The past weekend was filled with family. A.'s mom retired so we all put together a small, sweet, SURPRISE retirement party for her. We totally got her; she had NO IDEA. So fun! She even asked A. and I to come up for the weekend a few days earlier and was totally perturbed when we told her we had plans. She was so happy to see us. So. Fun.
The four nieces and nephews on that side of our family where there, too. They have almost grown out of the stage where at least one is crying at nearly all times, and boy, it makes a huge difference in my ability to enjoy having all the little monkeys around.
I am quite thankful, however, that I do see these little people so frequently. We all just fall into step and march along, quite comfortable with each other.
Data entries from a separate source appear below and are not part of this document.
int qkv_gemm(const D& d, const void* xn, const void* w_c, const float* bias, void* qkv, hipStream_t st) {
    bf_operand A = op_plain(xn, d.E, BF_LAY_KC);
    bf_operand Bo = op_plain(w_c, d.E, BF_LAY_KC);
    bf_epilogue e = epi_store(qkv, 3L * d.E);
    e.bias = bias;
    return bf_gemm(d.dtype, (int)d.N, 3 * d.E, d.E, &A, &Bo, &e, 1, st);
}
int outproj_gemm(const D& d, const void* on, const void* w_c, const float* alpha, const float* beta,
                 const void* resid, void* out, const float* drop, long rows_per_group, hipStream_t st) {
    bf_operand A = op_plain(on, d.E, BF_LAY_KC);
    bf_operand Bo = op_plain(w_c, d.E, BF_LAY_KC);
    bf_epilogue e = epi_store(out, d.E);
    e.colscale = alpha; e.colshift = beta; e.aux_mode = BF_AUX_ADD; e.aux = resid; e.ld_aux = d.E;
    e.rowscale = drop; e.rows_per_group = (int)rows_per_group;
    return bf_gemm(d.dtype, (int)d.N, d.E, d.E, &A, &Bo, &e, 1, st);
}
void* bwd_scratch(TrunkLinks& L, const D& d, void* scratch) {
    if (!g_side_defer || !L.side_stream()) return scratch;
    L.scratch_parity ^= 1;
    return (char*)scratch + (size_t)L.scratch_parity * Scratch(d, nullptr).bytes;
}
struct TailNorm { const void* z; void* dz; const float *mean, *rstd, *w, *g; int gdiv; float* ws; bool* done; };
struct InFuse { const void* x; const void* add; void* dx; const float* mean; const float* rstd; const float* w; const float* b; float* ws;
                const float* fscale = nullptr; int fdiv = 1;
                const TailNorm* tail = nullptr;
                void* scaled_out = nullptr; const float* scaled_f = nullptr; int scaled_fdiv = 1; bool* scaled_done = nullptr; };
int dgrad_inbwd(const D& d, const void* dy, int Kdim, const void* w_xc, int Nout, void* tmp, const InFuse& f, hipStream_t st) {
    if (f.tail) {
        const TailNorm& t = *f.tail;
        const int crc = bf_gemm_inbwd_frames_chain(d.dtype, (int)d.N, Nout, Kdim, dy, Kdim, w_xc, Nout, f.x, f.add, f.dx, (int)d.S, f.mean, f.rstd, f.w, f.ws,
                                                   f.fscale, f.fdiv, t.z, t.dz, t.mean, t.rstd, t.w, t.g, t.gdiv, t.ws, st);
        if (crc < 0) return crc;
        if (crc == 0) { *t.done = true; return 0; }
    }
    if (f.scaled_out) {
        const int src = bf_gemm_inbwd_frames_scaled(d.dtype, (int)d.N, Nout, Kdim, dy, Kdim, w_xc, Nout, f.x, f.add, f.dx, (int)d.S, f.mean, f.rstd, f.w, f.ws,
                                                    f.fscale, f.fdiv, f.scaled_out, f.scaled_f, f.scaled_fdiv, st);
        if (src < 0) return src;
        if (src == 0) { *f.scaled_done = true; return 0; }
    }
    const int rc = bf_gemm_inbwd_frames(d.dtype, (int)d.N, Nout, Kdim, dy, Kdim, w_xc, Nout, f.x, f.add, f.dx, (int)d.S, f.mean, f.rstd, f.w, f.ws,
                                        f.fscale, f.fdiv, st);
    if (rc <= 0) return rc;
    bf_operand A = op_plain(dy, Kdim, BF_LAY_KC);
    bf_operand Bo = op_plain(w_xc, Nout, BF_LAY_XC);
    bf_epilogue e = epi_store(tmp, Nout);
    if (f.fscale) { e.rowscale = f.fscale; e.rows_per_group = (int)(d.S * f.fdiv); }
    TRY(bf_gemm(d.dtype, (int)d.N, Nout, Kdim, &A, &Bo, &e, 1, st));
    return bf_in_bwd_partials(d.dtype, tmp, f.x, f.add, f.dx, (int)d.F, (int)d.S, Nout, f.mean, f.rstd, f.w, f.b, nullptr, 1, 0, f.ws, st);
}
int outproj_bwd(const D& d, const Scratch& sc, const void* dout, const void* on, const void* w_s,
                const float* W, const float* bias, const float* nb, const float* gamma, const float* lo, const float* hi,
                const float* alpha, const float* mc, float* dW, float* dbias, float* dnb, float* dgamma, float* dlo, float* dhi,
                void* don, hipStream_t st, Fork& fk, const InFuse* fu = nullptr) {
    TRY(fk.run([=](hipStream_t ss) -> int {
        const void* dsrc = dout;
        const int trc = bf_gemm_tokred_deferred(d.dtype, d.E, d.E, d.N, dsrc, d.E, on, d.E, sc.G, 0, sc.csum, sc.tokred_ws, sc.tokred_floats, ss);
        if (trc < 0) return trc;
        if (trc == 1) {
            ZERO_ON(ss, sc.G, (size_t)((char*)sc.csum - (char*)sc.G) + (size_t)d.E * 4);
            bf_operand A = op_plain(dsrc, d.E, BF_LAY_XC);
            bf_operand Bo = op_plain(on, d.E, BF_LAY_XC);
            bf_epilogue e = epi_atomic(sc.G, d.E);
            e.colsum = sc.csum;
            TRY(bf_gemm(d.dtype, d.E, d.E, (int)d.N, &A, &Bo, &e, splitk_for(d.E, d.E, d.N), ss));
        }
        return 0;
    }));
    fk.run_late([=](hipStream_t ss) -> int {
        if (bf_gemm_tokred_pending_out() == sc.G) TRY(bf_gemm_tokred_flush(ss));
        hipLaunchKernelGGL(outproj_finalize_kernel, dim3(d.E + (lo ? bf_cdiv(d.E, 16) : 0)), dim3(256), 0, ss, sc.G, sc.csum, W, bias, nb, gamma, lo, hi, mc,
                           dW, dbias, dnb, dgamma, dlo, dhi, d.E);
        BF_CHECK_LAUNCH();
        return 0;
    });
    if (fu) return dgrad_inbwd(d, dout, d.E, w_s, d.E, don, *fu, st);
    {
        bf_operand A = op_plain(dout, d.E, BF_LAY_KC);
        bf_operand Bo = op_plain(w_s, d.E, BF_LAY_XC);
        bf_epilogue e = epi_store(don, d.E);
        TRY(bf_gemm(d.dtype, (int)d.N, d.E, d.E, &A, &Bo, &e, 1, st));
    }
    return 0;
}
int linear_bwd(const D& d, const Scratch& sc, const void* dy, int Nout, const void* x, int Kin, int xpro, const float* xsc, const float* xsh,
               const void* w_c, float* dW, float* db, void* dxn, const bf_epilogue* dx_epi, hipStream_t st, Fork& fk, const InFuse* fu = nullptr,
               bool last = false, const void* w_t = nullptr, void* scaled_out = nullptr, const float* rowfac = nullptr, int rpg = 1,
               bool* scaled_done = nullptr) {
    TRY(fk.run([=](hipStream_t ss) -> int {
        const void* xo = x;
        int pro = xpro;
        bf_operand A = op_plain(dy, Nout, BF_LAY_XC);
        if (pro == BF_PRO_AFFINE) {
            TRY(bf_affine_apply(d.dtype, x, nullptr, xsc, xsh, sc.s1, d.N, (int)d.S, Kin, ss));
            xo = sc.s1;
            pro = BF_PRO_NONE;
        }
        bf_operand Bo = op_plain(xo, Kin, BF_LAY_XC);
        if (pro == BF_PRO_NONE) {
            const int trc = bf_gemm_tokred_deferred(d.dtype, Nout, Kin, d.N, dy, Nout, xo, Kin, dW, 1, db, sc.tokred_ws, sc.tokred_floats, ss);
            if (trc <= 0) return trc;
        }
        if (pro != BF_PRO_NONE) op_affine(Bo, pro, xsc, xsh, d.S, Kin);
        bf_epilogue e = epi_atomic(dW, Kin);
        e.colsum = db;
        return bf_gemm(d.dtype, Nout, Kin, (int)d.N, &A, &Bo, &e, splitk_for(Nout, Kin, d.N), ss);
    }));
    if (last) TRY(fk.flush());
    if (fu) return dgrad_inbwd(d, dy, Nout, w_c, Kin, dxn, *fu, st);
    {
        bf_operand A = op_plain(dy, Nout, BF_LAY_KC);
        bf_operand Bo = w_t ? op_plain(w_t, Nout, BF_LAY_KC) : op_plain(w_c, Kin, BF_LAY_XC);
        bf_epilogue e = dx_epi ? *dx_epi : epi_store(dxn, Kin);
        e.c = dxn; e.ldc = Kin;
        if (scaled_out && rowfac && d.dtype == BF_DTYPE_BF16) {
            const int rc = bf_gemm_pair_scaled((int)d.N, Kin, Nout, &A, &Bo, &e, scaled_out, rowfac, rpg, st);
            if (rc < 0) return rc;
            if (rc == 0) { if (scaled_done) *scaled_done = true; return 0; }
        }
        TRY(bf_gemm(d.dtype, (int)d.N, Kin, Nout, &A, &Bo, &e, 1, st));
    }
    return 0;
}

}

extern "C" int64_t bf_temporal_saved_bytes(const bf_dims* s) { D d; if (get_dims(s, &d)) return -1; return (int64_t)TemporalSaved(d, nullptr).bytes; }
extern "C" int64_t bf_spatial_saved_bytes(const bf_dims* s) { D d; if (get_dims(s, &d)) return -1; return (int64_t)SpatialSaved(d, nullptr).bytes; }
size_t dbr_bytes(const D& d) { return (((size_t)d.N * d.E * d.es) + 255) & ~(size_t)255; }
extern "C" int64_t bf_scratch_bytes(const bf_dims* s) { D d; if (get_dims(s, &d)) return -1; return 2 * (int64_t)Scratch(d, nullptr).bytes + 2 * (int64_t)dbr_bytes(d); }

extern "C" void bf_side_defer(int on) { g_side_defer = on != 0; }
extern "C" int bf_side_join(bf_stream_t s) { return side_join_pending(g_links.get(), (hipStream_t)s); }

I am delighted to help them out with projects and am also not the least bit hesitant to remind them to tell someone "thank you." It is a nice, warm, encounter with these guys. I like it.
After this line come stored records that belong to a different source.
template <int MODE, bool D1, int LS = 0>
__device__ __forceinline__ void samples_tile(const RenderParams& P, int tile, uint32_t qw, int t, float* col,
                                             int* kpix, float* park, const int* lds_zero) {
    const uint32_t wv = uni((uint32_t)t) >> 6;
    constexpr int wl = LS != 0 ? 32 : 64;
    const bool on = (t & 63) < wl;
    const int lt = ((int)qw * wl) | (t & (wl - 1));
    bool all_miss = false;
    {
        const int s = lt & (P.spp - 1);
        const int pit = lt >> P.spp_log2;
        int tx, ty;
        if constexpr (D1) {
            ty = (int)tile_div((uint32_t)tile, TileDiv{P.tiles_x_mul, P.tiles_x_shift});
            tx = tile - ty * P.tiles_x;
        } else {
            tx = tile % P.tiles_x;
            ty = tile / P.tiles_x;
        }
#ifndef RT_ROW_PIXELS
        int px, py;
        if (P.tile_w == P.tile_h) {
            px = (pit & 1) | ((pit >> 1) & 2) | ((pit >> 2) & 4) | ((pit >> 3) & 8);
            py = ((pit >> 1) & 1) | ((pit >> 2) & 2) | ((pit >> 3) & 4) | ((pit >> 4) & 8);
        } else {
            px = pit & (P.tile_w - 1);
            py = pit >> P.tile_w_log2;
        }
#else
        const int px = pit & (P.tile_w - 1), py = pit >> P.tile_w_log2;
#endif
        const int x = tx * P.tile_w + px;
        const int r = ty * P.tile_h + py;
        const bool valid = on && x < P.W && r < P.rows;
        const int y = valid ? global_row(P, r) : 0;
        const int pix = valid ? r * P.W + x : -1;
        if (s == 0) kpix[t >> P.spp_log2] = pix;
        const int64_t aov = valid && P.hit_idx ? (int64_t)pix * P.spp + s : -1;
        if constexpr (D1) RT_PHASE_ITEM(park + (wv << 6), (uint32_t)tile * (BLOCK / 64) + qw);
        const f3 c = trace_sample<MODE, D1, LS == 3 ? 2 : 0>(P, valid, x, y, s, aov, park + t,
                                                                             park + (wv << 6));
        if constexpr (D1) RT_PHASE(park + (wv << 6), 1);
        if constexpr (D1) all_miss = P.spp <= 64 && !d1_wave_hit(park + (wv << 6));
        if (!all_miss) {
            const int te = (int)((wv << 6) | __builtin_amdgcn_mbcnt_hi(~0u, __builtin_amdgcn_mbcnt_lo(
                                                      ~0u, (uint32_t)*(const volatile int*)lds_zero)));
            col[3 * te] = c.x;
            col[3 * te + 1] = c.y;
            col[3 * te + 2] = c.z;
        }
    }
    const int t2 = (int)((wv << 6) | __builtin_amdgcn_mbcnt_hi(~0u, __builtin_amdgcn_mbcnt_lo(
                                             ~0u, (uint32_t)*(const volatile int*)lds_zero)));
    if (P.spp <= 64) {
        __builtin_amdgcn_fence(__ATOMIC_RELEASE, "wavefront");
        __builtin_amdgcn_wave_barrier();
        __builtin_amdgcn_fence(__ATOMIC_ACQUIRE, "wavefront");
    } else {
        __syncthreads();
    }
    if (D1 && P.spp <= 64) {
        const int ppw_log2 = 6 - P.spp_log2;
        const float rs = __int_as_float((127 - P.spp_log2) << 23);
        for (int i = t2 & 63; i < (3 << ppw_log2); i += 64) {
            const int ch = i >> ppw_log2, pw = i & ((1 << ppw_log2) - 1);
            const int pix = kpix[(int)(wv << ppw_log2) + pw];
            if (pix < 0) continue;
            const size_t k = (size_t)pix * 3 + ch;
            if (all_miss) {
                const uint32_t m0 = uni((uint32_t)__float_as_int(P.miss_pixel.x)),
                               m1 = uni((uint32_t)__float_as_int(P.miss_pixel.y)),
                               m2 = uni((uint32_t)__float_as_int(P.miss_pixel.z));
                uint32_t b;
                __builtin_memcpy(&b, P.miss_p6, sizeof(b));
                b = uni(b);
                if (P.rgb) P.rgb[k] = __int_as_float((int)(ch == 0 ? m0 : ch == 1 ? m1 : m2));
                if (P.p6) P.p6[k] = (uint8_t)(b >> (8 * ch));
                continue;
            }
            const float* sp = col + 3 * (int)((wv << 6) + ((uint32_t)pw << P.spp_log2)) + ch;
            float acc = 0.f;
            int j = 0;
            for (; j + 16 <= P.spp; j += 16) {
                float s[16];
#pragma unroll
                for (int u = 0; u < 16; ++u) s[u] = sp[3 * (j + u)];
#pragma unroll
                for (int u = 0; u < 16; ++u) acc = acc + s[u];
            }
            for (; j + 4 <= P.spp; j += 4) {
                float s[4];
#pragma unroll
                for (int u = 0; u < 4; ++u) s[u] = sp[3 * (j + u)];
#pragma unroll
                for (int u = 0; u < 4; ++u) acc = acc + s[u];
            }
            for (; j < P.spp; ++j) acc = acc + sp[3 * j];
            const float v = acc * rs;
            if (P.rgb) P.rgb[k] = v;
            if (P.p6) P.p6[k] = rtp::p6_default_sample(v);
        }
        if constexpr (D1) RT_PHASE(park + (wv << 6), 3);
        return;
    }
    if ((t2 & (P.spp - 1)) == 0) {
        const int pix = kpix[t2 >> P.spp_log2];
        if (pix >= 0) {
            f3 acc = mk(0.f, 0.f, 0.f);
            for (int k = 0; k < P.spp; ++k)
                acc = add(acc, mk(col[3 * (t2 + k)], col[3 * (t2 + k) + 1], col[3 * (t2 + k) + 2]));
            const float rs = 1.0f / (float)P.spp;
            const size_t k = (size_t)pix * 3;
            const f3 px = mk(acc.x * rs, acc.y * rs, acc.z * rs);
            if (P.rgb) {
                P.rgb[k] = px.x;
                P.rgb[k + 1] = px.y;
                P.rgb[k + 2] = px.z;
            }
            if (P.p6) {
                P.p6[k] = rtp::p6_default_sample(px.x);
                P.p6[k + 1] = rtp::p6_default_sample(px.y);
                P.p6[k + 2] = rtp::p6_default_sample(px.z);
            }
        }
    }
    if constexpr (D1) RT_PHASE(park + (wv << 6), 3);
}

template <int MODE, bool D1>
__device__ __forceinline__ void pixels_tile(const RenderParams& P, int tile, uint32_t qw, int tid, float* park) {
    const int t = (int)((qw << 6) | (tid & 63));
    const int tx = tile % P.tiles_x, ty = tile / P.tiles_x;
    const int x = tx * P.tile_w + t % P.tile_w;
    const int r = ty * P.tile_h + t / P.tile_w;
    const bool valid = x < P.W && r < P.rows;
    const int y = valid ? global_row(P, r) : 0;
    f3 acc = mk(0.f, 0.f, 0.f);
    if constexpr (D1) RT_PHASE_ITEM(park + (uni((uint32_t)tid) & ~63u), (uint32_t)tile * (BLOCK / 64) + qw);
    for (int s = 0; s < P.spp; ++s) {
        const int64_t aov = valid && P.hit_idx ? ((int64_t)r * P.W + x) * P.spp + s : -1;
        acc = add(acc, trace_sample<MODE, D1>(P, valid, x, y, s, aov, park + tid, park + (uni((uint32_t)tid) & ~63u)));
    }
    if (valid) {
        const float fs = (float)P.spp;
        const size_t k = ((size_t)r * P.W + x) * 3;
        const f3 px = mk(acc.x / fs, acc.y / fs, acc.z / fs);
        if (P.rgb) {
            P.rgb[k] = px.x;
            P.rgb[k + 1] = px.y;
            P.rgb[k + 2] = px.z;
        }
        if (P.p6) {
            P.p6[k] = rtp::p6_default_sample(px.x);
            P.p6[k + 1] = rtp::p6_default_sample(px.y);
            P.p6[k + 2] = rtp::p6_default_sample(px.z);
        }
    }
}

Regardless of my ability to insist on manners from small people, it seems I am still incapable of becoming an actual adult. And it is starting to make me feel like shit.
I simply cannot get to work on time. I am always 15 to 20 minutes late. (Part of this is I am burnt out, but 99% of it is something else all together.)
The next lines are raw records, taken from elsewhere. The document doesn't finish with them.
#define MG_ROWPK(m) const int jj = BR ? (tid / PR)*GPAIRS + (m) : (tid + MG_NT*(m)) / PR, pk = BR ? (tid & (PR - 1)) : (tid + MG_NT*(m)) - jj*PR
template <bool CC> __device__ __forceinline__ double restrict_at (const FView& fine, int i, int j, int n);
template <class TS, bool CC, int SRC, bool DO_RES, bool FUSE_R, bool INTERIOR, int NSW, bool GATE_IN = (NSW == 4), bool RPULL = false>
__device__ __forceinline__ void smooth_tile (double (&s_phi)[2][TS::AY*TS::AX], double* s_red, double* s_crs, const LevBox& b, const FView& phi_out,
                                             const FView& phi_out2, const FView& rhs, const FView& acf, const FView& phi_in, const FView& crse,
                                             const FView& res_out, const FView& cres_out, double facx, double facy,
                                             int gi0, int gj0, unsigned long long* resnorm, unsigned long long* rhsnorm, const StopRule& sr)
{
    constexpr int E = DO_RES ? NSW : NSW - 1;
    constexpr int GT_X = TS::TX, GT_Y = TS::TY, GA_X = TS::AX, GA_Y = TS::AY, MG_NT = TS::NT, GPAIRS = TS::GPAIRS, PR = TS::PR;
    constexpr int AXH = GA_X/2, CH = GA_Y*AXH;
    constexpr bool BR = GPAIRS <= 2 || INTERIOR;
    const int tid = threadIdx.x;
    const int cpar = (gi0 + gj0) & 1;
    MG_STAMP(0);
    double r0[GPAIRS][2], r1[GPAIRS][2], ac[GPAIRS][2], ci[GPAIRS][2];
    bool in[GPAIRS][2];
    int hx[GPAIRS];
    double fxm[GPAIRS][2], fym[GPAIRS];
    double rmax = 0.0;
#pragma unroll
    for (int m = 0; m < GPAIRS; ++m) {
        MG_ROWPK(m);
// ... 101 lines not shown

    double l0[GPAIRS][2], l1[GPAIRS][2];
    if constexpr (BR) {
#pragma unroll
        for (int m = 0; m < GPAIRS; ++m) {
            MG_ROWPK(m);
            const int row = (jj + 1)*AXH + pk;
#pragma unroll
            for (int p = 0; p < 2; ++p) { const int h = hx[m] ^ p; l0[m][p] = s_phi[0][p*CH + row + h]; l1[m][p] = s_phi[1][p*CH + row + h]; }
        }
#pragma unroll
        for (int icolor = 0; icolor < NSW; ++icolor) {
            const int p = icolor & 1;
#pragma unroll
            for (int m = 0; m < GPAIRS; ++m) {
                MG_ROWPK(m);
                const int h = hx[m] ^ p;
                const int row = (jj + 1)*AXH + pk;
                const double* nb0 = &s_phi[0][(1 - p)*CH + row];
                const double* nb1 = &s_phi[1][(1 - p)*CH + row];
                const double we0 = nb0[h] + l0[m][1 - p], we1 = nb1[h] + l1[m][1 - p];
                const double s0 = (m > 0) ? l0[m > 0 ? m - 1 : 0][1 - p] : nb0[h - AXH], s1 = (m > 0) ? l1[m > 0 ? m - 1 : 0][1 - p] : nb1[h - AXH];
                const double t0 = (m + 1 < GPAIRS) ? l0[m + 1 < GPAIRS ? m + 1 : m][1 - p] : nb0[h + AXH], t1 = (m + 1 < GPAIRS) ? l1[m + 1 < GPAIRS ? m + 1 : m][1 - p] : nb1[h + AXH];
                const double n0 = (r0[m][p] - (fxm[m][p]*we0 + fym[m]*(s0 + t0)))*ci[m][p];
                const double n1 = (r1[m][p] - (fxm[m][p]*we1 + fym[m]*(s1 + t1)))*ci[m][p];
                if (INTERIOR || in[m][p]) { s_phi[0][p*CH + row + h] = n0; s_phi[1][p*CH + row + h] = n1; l0[m][p] = n0; l1[m][p] = n1; }
            }
            __syncthreads();
        }
    } else {
#pragma unroll
        for (int icolor = 0; icolor < NSW; ++icolor) {
            constexpr int dummy = 0; (void)dummy;
            const int p = icolor & 1;
#pragma unroll
            for (int m = 0; m < GPAIRS; ++m) {
                MG_ROWPK(m);
                const int h = hx[m] ^ p;
                const int row = (jj + 1)*AXH + pk;
                const double* nb0 = &s_phi[0][(1 - p)*CH + row];
                const double* nb1 = &s_phi[1][(1 - p)*CH + row];
                const double n0 = (r0[m][p] - (fxm[m][p]*(nb0[0] + nb0[1]) + fym[m]*(nb0[h - AXH] + nb0[h + AXH])))*ci[m][p];
                const double n1 = (r1[m][p] - (fxm[m][p]*(nb1[0] + nb1[1]) + fym[m]*(nb1[h - AXH] + nb1[h + AXH])))*ci[m][p];
                if (INTERIOR || in[m][p]) { s_phi[0][p*CH + row + h] = n0; s_phi[1][p*CH + row + h] = n1; }
            }
            __syncthreads();
        }
    }
    MG_STAMP(3);

    double resmax = 0.0;
    if constexpr (BR) {
        double la0[GPAIRS], ra0[GPAIRS], la1[GPAIRS], ra1[GPAIRS];
        bool finr[GPAIRS];
#pragma unroll
        for (int m = 0; m < GPAIRS; ++m) {
            MG_ROWPK(m);
            const int j = gj0 + jj;
            const bool rowok = (jj >= E && jj < GT_Y - E);
            double q0[2], q1[2];
            bool fin[2];
#pragma unroll
            for (int p = 0; p < 2; ++p) {
                const int h = hx[m] ^ p;
                const int ii = 2*pk + h;
                fin[p] = rowok && ii >= E && ii < GT_X - E && in[m][p];
// ... 115 lines not shown
    if constexpr (HOST > 0) {
        static_assert(2*TS::AY*TS::AX >= COEF_GUEST_MAX_IMG, "the image is staged in the tile's static LDS");
        if (blockIdx.x == 0) { coef_guest_derive(&s_phi[0][0], guest..., TS::NT); return; }
    }
    constexpr bool PLDS = !CC && SRC == SRC_PROLONG;
    __shared__ double s_crs[PLDS ? 2*(TS::AX/2 + 2)*(TS::AY/2 + 2) : 1];
    constexpr int E = DO_RES ? NSW : NSW - 1;
    constexpr int FX = GT_X - 2*E, FY = GT_Y - 2*E;
    const unsigned wg = blockIdx.x - HOST;
    const int nb = gridDim.x - HOST, q8 = nb >> 3, r8 = nb & 7, xcd = wg & 7;
    const int tile = xcd*q8 + min(xcd, r8) + (wg >> 3);
    const int bx = tile % ntx, by = tile / ntx;
    const int gi0 = b.vlx + bx*FX - E;
    const int gj0 = b.vly + by*FY - E;
    const bool interior = (gi0 - 1 >= b.vlx) && (gi0 + GT_X <= b.vhx) && (gj0 - 1 >= b.vly) && (gj0 + GT_Y <= b.vhy)
                       && (gi0 > b.lox) && (gi0 + GT_X - 1 < b.hix) && (gj0 > b.loy) && (gj0 + GT_Y - 1 < b.hiy);
    constexpr bool GATE_IN = (NSW == 4);
    if (interior) smooth_tile<TS, CC, SRC, DO_RES, FUSE_R, true, NSW, GATE_IN, RPULL>(s_phi, s_red, s_crs, b, phi_out, phi_out2, rhs, acf, phi_in, crse, res_out, cres_out,
                                                             facx, facy, gi0, gj0, resnorm, rhsnorm, sr);
    else          smooth_tile<TS, CC, SRC, DO_RES, FUSE_R, false, NSW, GATE_IN, RPULL>(s_phi, s_red, s_crs, b, phi_out, phi_out2, rhs, acf, phi_in, crse, res_out, cres_out,
                                                              facx, facy, gi0, gj0, resnorm, rhsnorm, sr);
}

It's almost as though I cannot, for the life of me, imagine what a relaxing, early morning looks like. And therefore, I have no ability to get up and create that morning, because I just don't even know what it looks like.
I have never been a morning person, even as a child. And it is especially horrible in the winter. I have distinct memories of feeling positively miserable in the morning and eating breakfast before elementary school, all the while it was still dark outside and gloomy inside. That has never left me. I hate winter mornings so very much.
I am so embarrassed by this, but maybe if I admit out the the Internet Universe I will finally find a way to deal with it.
It makes me feel so stupid.
What do you like to do with your time in the mornings? Watch the news or read the paper? Catch up on housework so your evenings are free? Talk on the phone with family? I need to come up with a small, easy activity that will motivate me to change. I just can't take it anymore.